Introduction
Supply chain management (SCM) can be defined as the process of coordinating all activities involved in moving products through various stages of production, distribution, and consumption. The process can be broken down into two parts: supply chain planning and execution. Planning involves determining what products should go where and when so that everything arrives at its destination in good shape. Execution includes making sure that those plans actually happen.
Supply chains are primarily driven by orders and these orders could be small B2C orders (< avg 5–10-line items) or large orders with (>avg 100-line items) having varied quantities and fulfilled from multiple delivery locations leveraging multiple carriers. Order fulfillment can be complex and challenging, especially when dealing with large volumes of goods. For enterprises operating several brands, product assortments, and business lines spanning across departments, businesses tend to offer a single basket view for the entire order to their end customers as a unique value proposition.
However, it is very difficult and complex to make all line items on an order swim and flock together due to known reasons such as inventory, shipping costs, lead times, carrier selection, final shipping address, etc. Even if this can be achieved, it comes with the trade-off w.r.t cost or lead time or precious personnel hours. Order consolidation is one of the most challenging aspects of eCommerce fulfillment. In fact, many companies struggle with this process because it involves so many moving parts. From logistics to pricing, there are lots of factors involved when it comes to consolidating orders. Fortunately, we have some tips for you.

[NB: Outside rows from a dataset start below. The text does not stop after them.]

class _Backbone(nn.Module):

    def __init__(self, arch):
        super().__init__()
        eps, mom = arch["bn_eps"], arch["bn_momentum"]
        self._conv_stem = nn.Conv2d(3, arch["stem"]["cout"], 3, stride=2, bias=False)
        self._bn0 = nn.BatchNorm2d(arch["stem"]["cout"], momentum=mom, eps=eps)
        self._blocks = nn.ModuleList([_MBConvParams(s, eps, mom) for s in arch["blocks"]])
        self._conv_head = nn.Conv2d(arch["head"]["cin"], arch["head"]["cout"], 1, bias=False)
        self._bn1 = nn.BatchNorm2d(arch["head"]["cout"], momentum=mom, eps=eps)


class Classifier(nn.Module):

    def __init__(self, depth=512, num_classes=2):
        super().__init__()
        self.fc = nn.Linear(depth, num_classes)
        self.fc.weight.data.normal_(0, 0.01)
        self.fc.bias.data.fill_(0.0)


class _FilterParams(nn.Module):

    def __init__(self, cin, k, d_in, affine, bias):
        super().__init__()
        self.layer1 = nn.Sequential(nn.Conv2d(cin, cin, k, 1, k // 2, bias=bias), nn.BatchNorm2d(cin, affine=affine),
                                    nn.Identity())
        self.layer2 = nn.Sequential(nn.Conv2d(d_in, 1, 1, bias=bias), nn.Identity())


def _decoder(cin, cout, affine, bias, last):
    mods = [nn.Conv2d(cin, cout, 3, 1, 1, bias=bias), nn.InstanceNorm2d(cout, affine=affine), nn.Identity(),
            nn.ConvTranspose2d(cout, cout, 3, 2, 1, output_padding=1, bias=bias),
            nn.InstanceNorm2d(cout, affine=affine), nn.Identity(),
            nn.Conv2d(cout, cout, 3, 1, 1, bias=bias), nn.InstanceNorm2d(cout, affine=affine), nn.Identity()]
    if last:
        mods += [nn.Conv2d(cout, 3, 3, 1, 1, bias=bias), nn.Identity()]
    return nn.Sequential(*mods)


_OUT_KEYS = ("cls_out", "rec", "factorization", "triplet0", "triplet1", "triplet2", "freq_mask", "spat_mask",
             "spatial", "freq")


def _fused_mbconv():
    return cfg.fused_mbconv


def _half_storage(model):
    return bool(getattr(model, "half_storage", cfg.half_storage))


_MULTI_ADD_MIN = 8


def _accumulate_in_place(model, params, grads):
    if not getattr(model, "_ud_inplace_accumulate", False) or torch.is_grad_enabled():
        return grads
    idx = [i for i, (p, g) in enumerate(zip(params, grads))
           if g is not None and p.grad is not None and p.grad.dtype == torch.float32 and g.dtype == torch.float32
           and p.grad.is_contiguous() and p.grad.shape == g.shape and p.grad.device == g.device and not p.grad.requires_grad
           and not p._backward_hooks and not getattr(p, "_post_accumulate_grad_hooks", None)]
    if len(idx) < _MULTI_ADD_MIN:
        return grads
    K.multi_add([params[i].grad for i in idx], [grads[i].contiguous() for i in idx])
    grads = list(grads)
    for i in idx:
        grads[i] = None
    return grads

The objective of this blog series is to draw out solution views around such diversities on managing single basket journeys from both business and end customer perspectives and accommodate those into the order management systems.
Problem
The operations and solutions elements are challenging to handle diversified single basket journeys due to multiple and varied business scenarios across the supply chain nodes. Although some businesses have only one type of supply chain node, others may have several different types. Multiple factors at various levels within the supply chain can affect the performance of a single basket journey. Few examples of such scenarios:
- SKUs’ (stock keeping units) across product lines of an order need a different set of carrier fleet and lead time discovery
- Fulfilment constraints, such as deliver-together, on a set of lines of an order, regardless of inventory stock on hand or not (such constraints could be explicitly requested by end customers or implicitly enforced by business as part of catalog merchandise selling and fulfillment keeping in cost/end customer experience.)
- Lines on an order belonging to specific merchandise departments with non-overlapping pricing sale/clearance windows
- Single order has one or more payment tenders specific to product lines, promotional offers, and pricing constraints to be honored when part fulfillment occurs due to inventory shortage or delays
- Amendments on individual line items triggering in recalculating the order holistically from a pricing, shipping, promotional, and tendering perspective, potentially impacting the line items which are already allocated, authorized, fulfilled, and invoiced.
Example
- “National Services” is a large omni-channel global retailer of general merchandise such as apparel, electronics, health, and beauty care along with non-general merchandise such as grocery, sports specialty, tire, and auto spare parts.
- The enterprise takes in orders from online as well traditional brick-and-mortar stores.
- Customer Jim adds several items into his cart across product lines and assortments as below.
- Single basket view from a customer perspective–
- Single basket encompasses one single cart/order view and cart total value is $2310.
- Jim pays his cart and submits the order using Credit Card as one single tender.
- Order is created in OMS and the business needs to decompose the above order for validation, orchestration, inventory allocation, fulfillment, and revenue recognition.